Jedes mal wenn man eine verschlossene Kiste öffnet muss man ein Minispiel absolvieren, was auf Dauer nervt.
Allerdings gibt es auch nerviges: Im Gegensatz zur XBox360 Version muss bei jedem öffnen einer verschlossenen Truhe ein Minispiel absolviert werden, das nicht nur langweilig und uninspiriert ist, sondern auf Dauer auch tierisch nervt. Ansonsten gibt es nur an 2, 3 Stellen Rätsel, die dazu noch sehr einfach gehalten sind (Stichwort: Türme von Hanoi).
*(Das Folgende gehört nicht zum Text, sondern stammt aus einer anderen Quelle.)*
@@ -173,15 +225,30 @@
     PK_REQUIRE(kind != 0 || s0 != nullptr, "pk_fused_step: RMSprop needs its square average");
     PK_REQUIRE(kind != 1 || h0 == 0.f || s0 != nullptr, "pk_fused_step: momentum needs a buffer");
     PK_REQUIRE(kind != 2 || (s0 != nullptr && s1 != nullptr), "pk_fused_step: Adam needs both moments");
-    PK_REQUIRE(nseg == 0 || (segs != nullptr && shadow != nullptr && ((uintptr_t)shadow & 7) == 0), "pk_fused_step: null segment table / copy");
+    PK_REQUIRE(nseg >= 0 && (nseg == 0 || (segs != nullptr && (WIDE || (shadow != nullptr && ((uintptr_t)shadow & 7) == 0)))),
+               "pk_fused_step: null segment table / copy");
     const float bc1 = kind == 2 ? 1.f - powf(h0, (float)step) : 1.f;
     const float bc2s = kind == 2 ? sqrtf(1.f - powf(h1, (float)step)) : 1.f;
     const dim3 grid(blocks_for(n / 4)), block(256);
     hipStream_t st = pk_stream(stream);
     const long* sg = reinterpret_cast<const long*>(segs);
-    if (kind == 0) hipLaunchKernelGGL(fused_step_kernel<0>, grid, block, 0, st, p, g, s0, s1, s2, (long)n, lr, h0, h1, h2, weight_decay, bc1, bc2s, 0, zero_grad, sg, nseg, (unsigned short*)shadow);
-    else if (kind == 1) hipLaunchKernelGGL(fused_step_kernel<1>, grid, block, 0, st, p, g, s0, s1, s2, (long)n, lr, h0, h1, h2, weight_decay, bc1, bc2s, step == 1 ? 1 : 0, zero_grad, sg, nseg, (unsigned short*)shadow);
-    else hipLaunchKernelGGL(fused_step_kernel<2>, grid, block, 0, st, p, g, s0, s1, s2, (long)n, lr, h0, h1, h2, weight_decay, bc1, bc2s, 0, zero_grad, sg, nseg, (unsigned short*)shadow);
-    PK_LAUNCH_CHECK();
-    return 0;
-}
+    if (kind == 0) hipLaunchKernelGGL((fused_step_kernel<0, WIDE>), grid, block, 0, st, p, g, s0, s1, s2, (long)n, lr, h0, h1, h2, weight_decay, bc1, bc2s, 0, zero_grad, sg, nseg, (unsigned short*)shadow);
+    else if (kind == 1) hipLaunchKernelGGL((fused_step_kernel<1, WIDE>), grid, block, 0, st, p, g, s0, s1, s2, (long)n, lr, h0, h1, h2, weight_decay, bc1, bc2s, step == 1 ? 1 : 0, zero_grad, sg, nseg, (unsigned short*)shadow);
+    else hipLaunchKernelGGL((fused_step_kernel<2, WIDE>), grid, block, 0, st, p, g, s0, s1, s2, (long)n, lr, h0, h1, h2, weight_decay, bc1, bc2s, 0, zero_grad, sg, nseg, (unsigned short*)shadow);
+    PK_LAUNCH_CHECK();
+    return 0;
+}
+
+}
+
+extern "C" int pk_fused_step(void* stream, int kind, float* p, float* g, float* s0, float* s1, float* s2, int64_t n, float lr,
+                             float h0, float h1, float h2, float weight_decay, int step, int zero_grad, const int64_t* segs,
+                             int nseg, uint16_t* shadow) {
+    return fused_step<0>(stream, kind, p, g, s0, s1, s2, n, lr, h0, h1, h2, weight_decay, step, zero_grad, segs, nseg, shadow);
+}
+
+extern "C" int pk_fused_step_copies(void* stream, int kind, float* p, float* g, float* s0, float* s1, float* s2, int64_t n,
+                                    float lr, float h0, float h1, float h2, float weight_decay, int step, int zero_grad,
+                                    const int64_t* segs, int nseg) {
+    return fused_step<1>(stream, kind, p, g, s0, s1, s2, n, lr, h0, h1, h2, weight_decay, step, zero_grad, segs, nseg, nullptr);
+}
diff --git a/pytorch-kaldi_amd/functional.py b/pytorch-kaldi_amd/functional.py
--- a/pytorch-kaldi_amd/functional.py
+++ b/pytorch-kaldi_amd/functional.py
@@ -327,6 +327,22 @@
     if owner is not None and w.is_contiguous():
         owner.want_shadow(w)
     return cvt_bf16(w.contiguous())
+
+
+def weights_bf16(ws, nseg=1, seglen=None, segpad=None, into=None):
+    if ws is None or len(ws) == 0 or _lib.experiment("weight_copies", "1") == "0":
+        return None
+    owner = getattr(ws[0], "_pk_owner", None)
+    owner = owner() if owner is not None else None
+    if owner is None:
+        return None
+    return owner.copy_of(list(ws), nseg, seglen, segpad, into)
+
+
+def _gates_bf16(wps, Wcat, nseg=1, seglen=None, segpad=None):
+    if wps is None or Wcat.data_ptr() != wps[0].data_ptr() or Wcat.shape[0] != sum(w.shape[0] for w in wps):
+        return None
+    return weights_bf16(wps, nseg, seglen, segpad)
 
 
 def cvt_bf16(x2, nseg=1, seglen=None, segpad=None, out=None):
@@ -618,7 +634,7 @@
     wcat = {}
 
 
-def _cat_register(key, ctx_id, N, wb, M):
+def _cat_register(key, ctx_id, N, wb, M, w=None):
     if not (_DxShare.on and _lib.experiment("head_dx_cat", "1") != "0" and M >= 4096):
         return
     c = _DxShare.cat.get(key)
@@ -626,7 +642,7 @@
         c = _DxShare.cat[key] = {"epoch": _DxShare.epoch_fwd, "heads": [], "width": 0, "dz": None, "done": set()}
         for k in [k for k, v in _DxShare.cat.items() if v["epoch"] != _DxShare.epoch_fwd]:
             del _DxShare.cat[k]
-    c["heads"].append({"id": ctx_id, "N": N, "off": c["width"], "wb": wb})
+    c["heads"].append({"id": ctx_id, "N": N, "off": c["width"], "wb": wb, "w": w})
     c["width"] += _up(N, 64)
 
 
@@ -659,7 +675,9 @@
         _DxShare.wcat.clear()
         wc = _DxShare.wcat[wkey] = torch.zeros(c["width"], pitch, device=dz.device, dtype=torch.bfloat16)
     for h in heads:
-        wc[h["off"]:h["off"] + h["N"]].copy_(h["wb"])
+        rows = wc[h["off"]:h["off"] + h["N"]]
+        if h["w"] is None or rows.shape[1] != h["wb"].shape[1] or weights_bf16([h["w"]], into=rows) is None:
+            rows.copy_(h["wb"])
     M, K = c["dims"]
     dx2 = _new(M, K, like=dz)
     gemm_bf16(M, K, c["width"], dz, dz.shape[1], 1, wc, pitch, 0, dx2, K)
@@ -821,7 +839,9 @@
             xb, xseg, wb = tw[0], None, wb_plain
         else:
             xb, xseg = tw
-            wb = cvt_bf16(w, *xseg)
+            wb = weights_bf16([weight], *xseg)
+            if wb is None:
+                wb = cvt_bf16(w, *xseg)
             assert wb.shape[1] == xb.shape[1]
     _DxShare.epoch += 1
     _DxShare.table.clear()
@@ -853,7 +873,7 @@
         ctx.save_for_backward(xb, wb, y, lab, out4)
         ctx.dx_share = _dx_share_key(x) if (_DxShare.on and x.is_contiguous()) else None
         if ctx.dx_share is not None and x.requires_grad:
-            _cat_register(ctx.dx_share, id(ctx), N, wb, M)
+            _cat_register(ctx.dx_share, id(ctx), N, wb, M, weight if isinstance(weight, torch.nn.Parameter) else None)
         ctx.dims = (M, N, x.shape[-1])
         ctx.has_bias = bias is not None
         ctx.in_shape = x.shape
@@ -1698,11 +1718,15 @@
         Ucat = Ucat.contiguous()
         if xb_in is None:
             xseg = None
-            xb, Wb, K = cvt_bf16(_rows2d(x)), cvt_bf16(Wcat), D
+            xb, Wb, K = cvt_bf16(_rows2d(x)), _gates_bf16(ctx.wparams, Wcat), D
+            if Wb is None:
+                Wb = cvt_bf16(Wcat)
         else:
             nseg, seglen, segpad = xseg
             assert nseg * seglen == D and xb_in.shape[0] == TB
-            xb, Wb, K = xb_in, cvt_bf16(Wcat, nseg, seglen, segpad), nseg * segpad
+            xb, Wb, K = xb_in, _gates_bf16(ctx.wparams, Wcat, nseg, seglen, segpad), nseg * segpad
+            if Wb is None:
+                Wb = cvt_bf16(Wcat, nseg, seglen, segpad)
             assert Wb.shape[1] == xb.shape[1]
         Hp = _up(H, 8)
         Yb = torch.empty(TB, _up(ndir * Hp, 64), device=x.device, dtype=torch.bfloat16)
@@ -1865,7 +1889,9 @@
             side_launch(do_dW, (dPb, xb, dWp), ctx.wparams)
         dx = None
         if ctx.needs_input_grad[0]:
-            Wb2 = Wb if xseg is None else cvt_bf16(Wcat)
+            Wb2 = Wb if xseg is None else _gates_bf16(ctx.wparams, Wcat)
+            if Wb2 is None:
+                Wb2 = cvt_bf16(Wcat)
             dx = _new(TB, D, like=dY)
             gemm_bf16(TB, D, GH, dPb, dPb.shape[1], 1, Wb2, Wb2.shape[1], 0, dx, D)
             dx = dx.view(T, B, D)
diff --git a/pytorch-kaldi_amd/optim.py b/pytorch-kaldi_amd/optim.py
--- a/pytorch-kaldi_amd/optim.py
+++ b/pytorch-kaldi_amd/optim.py
@@ -55,42 +55,102 @@
                 p._pk_owner = weakref.ref(self)
         self._index = {id(p): i for i, p in enumerate(self.params)}
         self._clean = False
-        self._shadow_req = set()
+        self._shadow_req = {}
         self._shadow_have = ()
-        self.shadow = self.shadow_segs = None
+        self._shadow_state = {}
+        self.shadow_segs = self._shadow_keep = None
+
+    def _copy_key(self, ps, nseg, seglen, segpad, ext):
+        idx = tuple(self._index.get(id(p)) for p in ps)
+        if not idx or any(i is None or self.unused[i] for i in idx) or ps[0].dim() != 2:
+            return None
+        cols = ps[0].shape[1]
+        off = self.offsets[idx[0]]
+        for i, p in zip(idx, ps):
+            if p.dim() != 2 or p.shape[1] != cols or not p.is_cuda or self.offsets[i] != off:
+                return None
+            off += p.numel()
+        if seglen is None:
+            nseg, seglen = 1, cols
+        if segpad is None:
+            segpad = (seglen + 7) // 8 * 8
+        if (cols == 0 or nseg * seglen != cols or segpad % 8 or segpad < seglen or self.offsets[idx[0]] % 4
+                or off - self.offsets[idx[0]] >= 2 ** 31):
+            return None
+        return (idx, int(nseg), int(seglen), int(segpad), bool(ext))
+
+    def _copy_span(self, key):
+        idx = key[0]
+        return self.offsets[idx[0]], sum(self.params[i].shape[0] for i in idx), self.params[idx[0]].shape[1]
+
+    def _copy_source(self, key):
+        o, rows, cols = self._copy_span(key)
+        return self.flat[o:o + rows * cols].view(rows, cols)
+
+    def copy_of(self, ps, nseg=1, seglen=None, segpad=None, into=None):
+        from . import functional as F_
+        key = self._copy_key(ps, nseg, seglen, segpad, into is not None)
+        if key is None:
+            return None
+        st = self._shadow_state.get(key)
+        if st is not None and (into is None or (st[0].data_ptr() == into.data_ptr() and st[0].shape == into.shape)):
+            versions = tuple(p._version for p in ps)
+            if st[1] != versions or st[2] != self.flat._version:
+                F_.cvt_bf16(self._copy_source(key), key[1], key[2], key[3], out=st[0])
+                st[1], st[2] = versions, self.flat._version
+            return st[0]
+        if key in self._shadow_req and self._shadow_req[key] is into:
+            return None
+        o, rows, cols = self._copy_span(key)
+        for k2 in self._shadow_req:
+            o2, r2, c2 = self._copy_span(k2)
+            if o < o2 + r2 * c2 and o2 < o + rows * cols and (o, rows * cols) != (o2, r2 * c2):
+                return None
+        pitch = (key[1] * key[3] + 63) // 64 * 64
+        if into is not None and not (into.dtype == torch.bfloat16 and into.is_contiguous() and into.data_ptr() % 16 == 0
+                                     and tuple(into.shape) == (rows, pitch)):
+            return None
+        self._shadow_state.pop(key, None)
+        self._shadow_req[key] = into
+        return None
 
     def want_shadow(self, p):
-        i = self._index.get(id(p))
-        if (i is not None and not self.unused[i] and p.dim() == 2 and p.shape[1] % 4 == 0 and self.offsets[i] % 4 == 0
-                and p.is_cuda):
-            self._shadow_req.add(i)
+        if p.dim() == 2:
+            self.copy_of([p])
 
     def invalidate_shadows(self):
         for p in self.params:
             sh = getattr(p, "_pk_shadow", None)
             if sh is not None:
                 p._pk_shadow = (sh[0], -1, sh[2], -1)
+        for st in self._shadow_state.values():
+            st[1], st[2] = None, -1
 
     def build_shadows(self):
         from . import functional as F_
-        want = tuple(sorted(self._shadow_req, key=lambda i: self.offsets[i]))
-        if want == self._shadow_have:
+        want = sorted(self._shadow_req, key=lambda k: (self.offsets[k[0][0]], k[1:]))
+        for key in want:
+            if key not in self._shadow_state:
+                o, rows, cols = self._copy_span(key)
+                view = self._shadow_req[key]
+                if view is None:
+                    view = torch.zeros(rows, (key[1] * key[3] + 63) // 64 * 64, device=self.flat.device, dtype=torch.bfloat16)
+                F_.cvt_bf16(self._copy_source(key), key[1], key[2], key[3], out=view)
+                ps = [self.params[i] for i in key[0]]
+                self._shadow_state[key] = [view, tuple(p._version for p in ps), self.flat._version]
+                if len(ps) == 1 and key[1] == 1 and not key[4]:
+                    ps[0]._pk_shadow = (view, ps[0]._version, weakref.ref(view), self.flat._version)
+        have = tuple((key, self._shadow_state[key][0].data_ptr()) for key in want)
+        if have == self._shadow_have:
             return
-        rows = []
-        soff = 0
-        for i in want:
-            p = self.params[i]
-            pitch = (p.shape[1] + 63) // 64 * 64
-            rows.append((self.offsets[i], p.shape[0], p.shape[1], pitch, soff))
-            soff += p.shape[0] * pitch
-        self.shadow = torch.zeros(max(soff, 8), device=self.flat.device, dtype=torch.bfloat16)
-        self.shadow_segs = torch.tensor(rows, dtype=torch.int64, device=self.flat.device).reshape(-1, 5)
-        self._shadow_have = want
-        for i, (_o, r, c, pitch, so) in zip(want, rows):
-            p = self.params[i]
-            view = self.shadow[so:so + r * pitch].view(r, pitch)
-            F_.cvt_bf16(p.detach(), out=view)
-            p._pk_shadow = (view, p._version, weakref.ref(self.shadow), self.flat._version)
+        table = []
+        for key in want:
+            o, rows, cols = self._copy_span(key)
+            view = self._shadow_state[key][0]
+            table.append((o, rows, cols, key[2], key[3], view.shape[1], view.data_ptr(), 0))
+        self.shadow_segs = torch.tensor(table, dtype=torch.int64, device=self.flat.device).reshape(-1, 8)
+        self._shadow_have = have
+        self._shadow_keep = [self._shadow_state[key][0] for key in want]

Insgesamt erfüllt Mass Effect einige, aber nicht alle gesteckten Erwartungen. Dass es eher einem Shooter als einem Rollenspiel gleicht ist hier noch das kleinere Problem. Die Story ist grandios, die Dialoge sowieso. Auch die Levels der Hauptmission überzeugen, aber warum sind die Nebenmissionen so langweilig und eintönig? Hier wird eindeutig Potential verspielt.
Auch scheint die Portierung nicht einwandfrei zu sein: Ich bin zwar nur auf einen großen Bug gestoßen, aber im offiziellen Forum häufen sich die Beschwerden über die selben, bekannten Probleme. BioWare hat Ende Januar einen neuen Patch gekündigt, mehr ist seitdem aber nicht passiert. Sie hatten bisher einen nahezu makellosen Ruf in der Spielergemeinde, den sie nun verspielen. Ob und wie sie an dem Patch arbeiten ist unklar, da es dazu seit Monaten keine neuen Informationen gibt – stattdessen wird fleißig für den Nachfolger und Dragon Age geworben, was den Eindruck erweckt sie kümmern sich nur noch daran.
Trotzdem (oder gerade weil ich von großen Problemen verschont blieb) ist Mass Effect ein sehr gutes Spiel mit kleineren Schwächen. Die Spielzeit ist mit knapp 20 Stunden auch ordentlich ausgefallen, zumindest für ein halbwegs aktuelles Spiel – und dann auch noch ein Shooter.